**MATERIAL PROVIDED**:
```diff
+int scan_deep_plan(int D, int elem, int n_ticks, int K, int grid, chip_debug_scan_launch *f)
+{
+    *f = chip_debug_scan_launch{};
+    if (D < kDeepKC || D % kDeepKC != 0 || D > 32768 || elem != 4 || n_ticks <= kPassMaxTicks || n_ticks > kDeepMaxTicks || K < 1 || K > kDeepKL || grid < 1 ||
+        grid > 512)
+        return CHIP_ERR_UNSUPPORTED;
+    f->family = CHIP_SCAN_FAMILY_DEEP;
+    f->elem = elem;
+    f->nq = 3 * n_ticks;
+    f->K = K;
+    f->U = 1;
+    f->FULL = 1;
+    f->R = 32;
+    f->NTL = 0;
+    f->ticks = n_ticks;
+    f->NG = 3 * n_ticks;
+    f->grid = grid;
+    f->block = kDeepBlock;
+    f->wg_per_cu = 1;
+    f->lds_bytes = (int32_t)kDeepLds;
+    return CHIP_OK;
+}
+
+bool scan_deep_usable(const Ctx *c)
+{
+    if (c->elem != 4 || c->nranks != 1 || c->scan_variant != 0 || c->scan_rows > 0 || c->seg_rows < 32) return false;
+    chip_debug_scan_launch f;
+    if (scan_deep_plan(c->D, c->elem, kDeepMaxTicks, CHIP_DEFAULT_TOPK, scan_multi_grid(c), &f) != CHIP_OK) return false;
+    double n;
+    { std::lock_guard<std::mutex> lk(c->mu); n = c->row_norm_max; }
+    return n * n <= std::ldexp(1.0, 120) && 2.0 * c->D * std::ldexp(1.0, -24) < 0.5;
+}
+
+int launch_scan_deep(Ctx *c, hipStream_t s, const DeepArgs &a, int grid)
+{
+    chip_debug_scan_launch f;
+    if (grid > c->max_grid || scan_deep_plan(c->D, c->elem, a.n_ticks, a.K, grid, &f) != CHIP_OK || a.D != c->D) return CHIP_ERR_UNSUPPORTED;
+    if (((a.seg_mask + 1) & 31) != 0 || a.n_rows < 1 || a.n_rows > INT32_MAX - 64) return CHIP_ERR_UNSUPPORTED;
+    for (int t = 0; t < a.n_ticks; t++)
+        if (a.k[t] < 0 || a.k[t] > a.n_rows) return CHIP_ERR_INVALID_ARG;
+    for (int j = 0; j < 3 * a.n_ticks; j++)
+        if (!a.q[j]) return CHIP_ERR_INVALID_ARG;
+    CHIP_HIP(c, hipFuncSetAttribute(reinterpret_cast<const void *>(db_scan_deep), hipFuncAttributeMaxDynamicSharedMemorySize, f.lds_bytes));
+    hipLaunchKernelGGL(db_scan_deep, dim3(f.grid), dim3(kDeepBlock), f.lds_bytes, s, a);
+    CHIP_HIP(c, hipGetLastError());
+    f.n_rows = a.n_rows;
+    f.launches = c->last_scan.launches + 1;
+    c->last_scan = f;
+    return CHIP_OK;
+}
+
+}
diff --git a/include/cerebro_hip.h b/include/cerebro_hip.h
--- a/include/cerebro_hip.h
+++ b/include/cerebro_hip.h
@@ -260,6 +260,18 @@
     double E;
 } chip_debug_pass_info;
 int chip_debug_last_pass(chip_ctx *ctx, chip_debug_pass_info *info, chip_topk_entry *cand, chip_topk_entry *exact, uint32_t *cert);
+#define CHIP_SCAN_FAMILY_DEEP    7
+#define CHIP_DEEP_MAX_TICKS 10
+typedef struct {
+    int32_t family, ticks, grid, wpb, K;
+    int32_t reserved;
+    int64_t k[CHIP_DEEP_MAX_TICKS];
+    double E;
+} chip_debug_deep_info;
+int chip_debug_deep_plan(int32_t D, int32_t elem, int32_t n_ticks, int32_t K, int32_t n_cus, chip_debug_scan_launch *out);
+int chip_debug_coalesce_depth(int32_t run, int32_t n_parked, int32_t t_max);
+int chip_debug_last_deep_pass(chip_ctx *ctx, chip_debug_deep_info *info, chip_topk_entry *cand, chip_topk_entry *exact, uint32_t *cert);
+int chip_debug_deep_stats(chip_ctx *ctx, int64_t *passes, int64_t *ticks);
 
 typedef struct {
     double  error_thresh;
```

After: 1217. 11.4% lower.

...

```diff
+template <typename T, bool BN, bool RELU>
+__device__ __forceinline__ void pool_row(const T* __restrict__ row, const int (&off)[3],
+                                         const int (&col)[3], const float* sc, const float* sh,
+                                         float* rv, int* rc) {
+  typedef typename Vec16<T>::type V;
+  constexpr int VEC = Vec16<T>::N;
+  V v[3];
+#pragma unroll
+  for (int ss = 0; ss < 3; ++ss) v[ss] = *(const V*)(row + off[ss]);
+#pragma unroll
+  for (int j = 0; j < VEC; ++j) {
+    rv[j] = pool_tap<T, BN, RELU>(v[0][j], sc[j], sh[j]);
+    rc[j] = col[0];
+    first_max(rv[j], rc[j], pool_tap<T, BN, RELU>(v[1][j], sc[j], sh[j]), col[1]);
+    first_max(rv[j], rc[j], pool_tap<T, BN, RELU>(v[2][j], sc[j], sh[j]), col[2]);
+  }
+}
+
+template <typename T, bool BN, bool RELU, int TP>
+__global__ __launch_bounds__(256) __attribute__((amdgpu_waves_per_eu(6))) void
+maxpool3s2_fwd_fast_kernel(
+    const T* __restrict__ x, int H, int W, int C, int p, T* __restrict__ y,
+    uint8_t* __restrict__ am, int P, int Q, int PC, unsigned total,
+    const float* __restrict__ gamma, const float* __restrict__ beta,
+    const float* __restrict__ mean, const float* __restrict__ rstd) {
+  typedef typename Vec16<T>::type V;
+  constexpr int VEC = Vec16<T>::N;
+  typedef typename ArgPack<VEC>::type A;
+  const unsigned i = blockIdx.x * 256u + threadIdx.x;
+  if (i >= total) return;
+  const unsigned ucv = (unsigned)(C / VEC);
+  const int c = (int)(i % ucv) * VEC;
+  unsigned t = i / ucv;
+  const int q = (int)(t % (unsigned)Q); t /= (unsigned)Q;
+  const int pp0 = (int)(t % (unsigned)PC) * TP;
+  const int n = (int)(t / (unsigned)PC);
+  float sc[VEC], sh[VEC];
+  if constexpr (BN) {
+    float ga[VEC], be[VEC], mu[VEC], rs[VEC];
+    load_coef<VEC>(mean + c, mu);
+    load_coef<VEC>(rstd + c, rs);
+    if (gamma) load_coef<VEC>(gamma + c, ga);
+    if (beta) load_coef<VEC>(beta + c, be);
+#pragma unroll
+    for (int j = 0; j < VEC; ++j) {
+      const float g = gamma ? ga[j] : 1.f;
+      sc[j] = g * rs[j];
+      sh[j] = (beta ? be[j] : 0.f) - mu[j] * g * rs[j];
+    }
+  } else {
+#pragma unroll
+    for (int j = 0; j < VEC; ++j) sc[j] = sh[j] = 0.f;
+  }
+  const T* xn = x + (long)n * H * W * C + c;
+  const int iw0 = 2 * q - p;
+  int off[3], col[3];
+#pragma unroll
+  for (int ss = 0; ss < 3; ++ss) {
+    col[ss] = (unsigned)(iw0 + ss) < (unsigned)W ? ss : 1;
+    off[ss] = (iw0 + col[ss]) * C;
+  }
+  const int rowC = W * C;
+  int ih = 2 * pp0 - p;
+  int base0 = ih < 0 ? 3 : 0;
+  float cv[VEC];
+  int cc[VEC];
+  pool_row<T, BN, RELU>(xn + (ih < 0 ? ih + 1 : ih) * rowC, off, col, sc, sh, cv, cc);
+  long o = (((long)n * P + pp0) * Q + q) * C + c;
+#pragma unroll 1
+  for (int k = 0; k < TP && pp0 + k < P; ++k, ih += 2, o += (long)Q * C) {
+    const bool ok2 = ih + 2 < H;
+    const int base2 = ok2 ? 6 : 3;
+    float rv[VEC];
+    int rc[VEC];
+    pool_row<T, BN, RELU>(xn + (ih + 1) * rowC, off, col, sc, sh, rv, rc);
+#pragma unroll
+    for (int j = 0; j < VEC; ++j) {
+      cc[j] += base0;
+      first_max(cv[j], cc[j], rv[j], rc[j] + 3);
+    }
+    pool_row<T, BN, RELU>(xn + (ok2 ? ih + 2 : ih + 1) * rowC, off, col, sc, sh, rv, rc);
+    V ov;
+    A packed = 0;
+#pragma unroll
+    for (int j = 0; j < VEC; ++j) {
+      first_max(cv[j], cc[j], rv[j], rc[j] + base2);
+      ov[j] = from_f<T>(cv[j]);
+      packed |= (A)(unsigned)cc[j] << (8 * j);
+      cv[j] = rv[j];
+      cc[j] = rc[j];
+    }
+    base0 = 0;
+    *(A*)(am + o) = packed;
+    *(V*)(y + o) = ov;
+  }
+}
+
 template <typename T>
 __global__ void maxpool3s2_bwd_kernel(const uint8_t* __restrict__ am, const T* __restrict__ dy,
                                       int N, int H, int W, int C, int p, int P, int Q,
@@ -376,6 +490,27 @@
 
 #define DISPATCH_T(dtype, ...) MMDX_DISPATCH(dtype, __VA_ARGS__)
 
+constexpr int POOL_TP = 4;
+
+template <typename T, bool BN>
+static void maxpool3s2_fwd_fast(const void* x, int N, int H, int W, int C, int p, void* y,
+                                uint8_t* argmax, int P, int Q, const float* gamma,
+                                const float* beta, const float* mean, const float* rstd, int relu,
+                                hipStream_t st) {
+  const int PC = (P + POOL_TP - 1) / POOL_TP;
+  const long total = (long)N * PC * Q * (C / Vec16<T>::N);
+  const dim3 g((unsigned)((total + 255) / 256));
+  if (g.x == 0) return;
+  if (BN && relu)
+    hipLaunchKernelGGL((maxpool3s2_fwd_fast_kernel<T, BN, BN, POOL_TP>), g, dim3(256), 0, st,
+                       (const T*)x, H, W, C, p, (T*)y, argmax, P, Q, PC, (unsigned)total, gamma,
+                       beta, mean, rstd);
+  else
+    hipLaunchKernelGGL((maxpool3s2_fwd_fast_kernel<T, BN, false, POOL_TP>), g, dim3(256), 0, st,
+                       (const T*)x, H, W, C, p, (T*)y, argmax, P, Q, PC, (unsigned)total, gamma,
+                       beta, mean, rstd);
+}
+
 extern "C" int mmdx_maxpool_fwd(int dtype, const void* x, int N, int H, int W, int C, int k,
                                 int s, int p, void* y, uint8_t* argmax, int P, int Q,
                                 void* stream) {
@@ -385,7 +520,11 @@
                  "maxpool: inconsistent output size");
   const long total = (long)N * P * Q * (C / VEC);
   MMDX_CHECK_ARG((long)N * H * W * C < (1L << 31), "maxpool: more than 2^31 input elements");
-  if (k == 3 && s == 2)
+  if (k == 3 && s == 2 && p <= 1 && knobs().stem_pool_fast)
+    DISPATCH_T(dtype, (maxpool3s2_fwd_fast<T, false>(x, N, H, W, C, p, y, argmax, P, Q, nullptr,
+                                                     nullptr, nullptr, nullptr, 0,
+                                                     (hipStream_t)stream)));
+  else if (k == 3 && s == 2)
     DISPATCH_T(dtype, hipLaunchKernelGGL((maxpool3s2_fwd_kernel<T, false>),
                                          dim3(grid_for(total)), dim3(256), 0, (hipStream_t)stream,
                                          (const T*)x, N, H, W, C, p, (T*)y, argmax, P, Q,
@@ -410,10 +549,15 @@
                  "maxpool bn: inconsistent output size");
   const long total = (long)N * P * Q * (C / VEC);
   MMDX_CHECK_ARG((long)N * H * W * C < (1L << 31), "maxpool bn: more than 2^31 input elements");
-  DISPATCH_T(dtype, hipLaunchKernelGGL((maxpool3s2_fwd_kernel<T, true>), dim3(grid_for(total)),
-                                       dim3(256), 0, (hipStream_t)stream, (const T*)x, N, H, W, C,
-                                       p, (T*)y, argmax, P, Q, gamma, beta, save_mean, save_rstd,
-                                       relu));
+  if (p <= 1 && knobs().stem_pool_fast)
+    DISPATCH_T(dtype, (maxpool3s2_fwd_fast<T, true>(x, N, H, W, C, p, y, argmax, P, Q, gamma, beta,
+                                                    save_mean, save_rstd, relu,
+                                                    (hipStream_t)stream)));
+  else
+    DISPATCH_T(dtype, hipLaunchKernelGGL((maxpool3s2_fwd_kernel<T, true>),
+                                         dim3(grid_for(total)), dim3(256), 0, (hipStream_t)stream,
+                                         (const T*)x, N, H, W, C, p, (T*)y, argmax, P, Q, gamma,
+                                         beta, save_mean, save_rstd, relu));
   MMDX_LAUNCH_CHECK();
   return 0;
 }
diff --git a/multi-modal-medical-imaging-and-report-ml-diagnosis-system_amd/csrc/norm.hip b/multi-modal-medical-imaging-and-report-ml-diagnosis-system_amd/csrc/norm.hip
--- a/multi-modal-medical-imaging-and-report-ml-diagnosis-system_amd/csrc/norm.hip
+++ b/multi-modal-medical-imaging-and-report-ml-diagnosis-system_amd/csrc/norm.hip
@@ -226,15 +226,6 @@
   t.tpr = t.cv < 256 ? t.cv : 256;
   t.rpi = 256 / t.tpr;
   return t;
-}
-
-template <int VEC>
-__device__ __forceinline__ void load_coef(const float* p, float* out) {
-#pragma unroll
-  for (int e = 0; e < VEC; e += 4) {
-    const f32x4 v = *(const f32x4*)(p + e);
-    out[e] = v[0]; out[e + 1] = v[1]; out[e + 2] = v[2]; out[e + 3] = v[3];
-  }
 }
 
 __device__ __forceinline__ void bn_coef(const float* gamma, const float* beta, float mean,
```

**WHAT THE TASK ASKS**: For the material above, how many lines contain the word "dtype"? Only the number should be given.

**EXERCISE ANSWER**: 7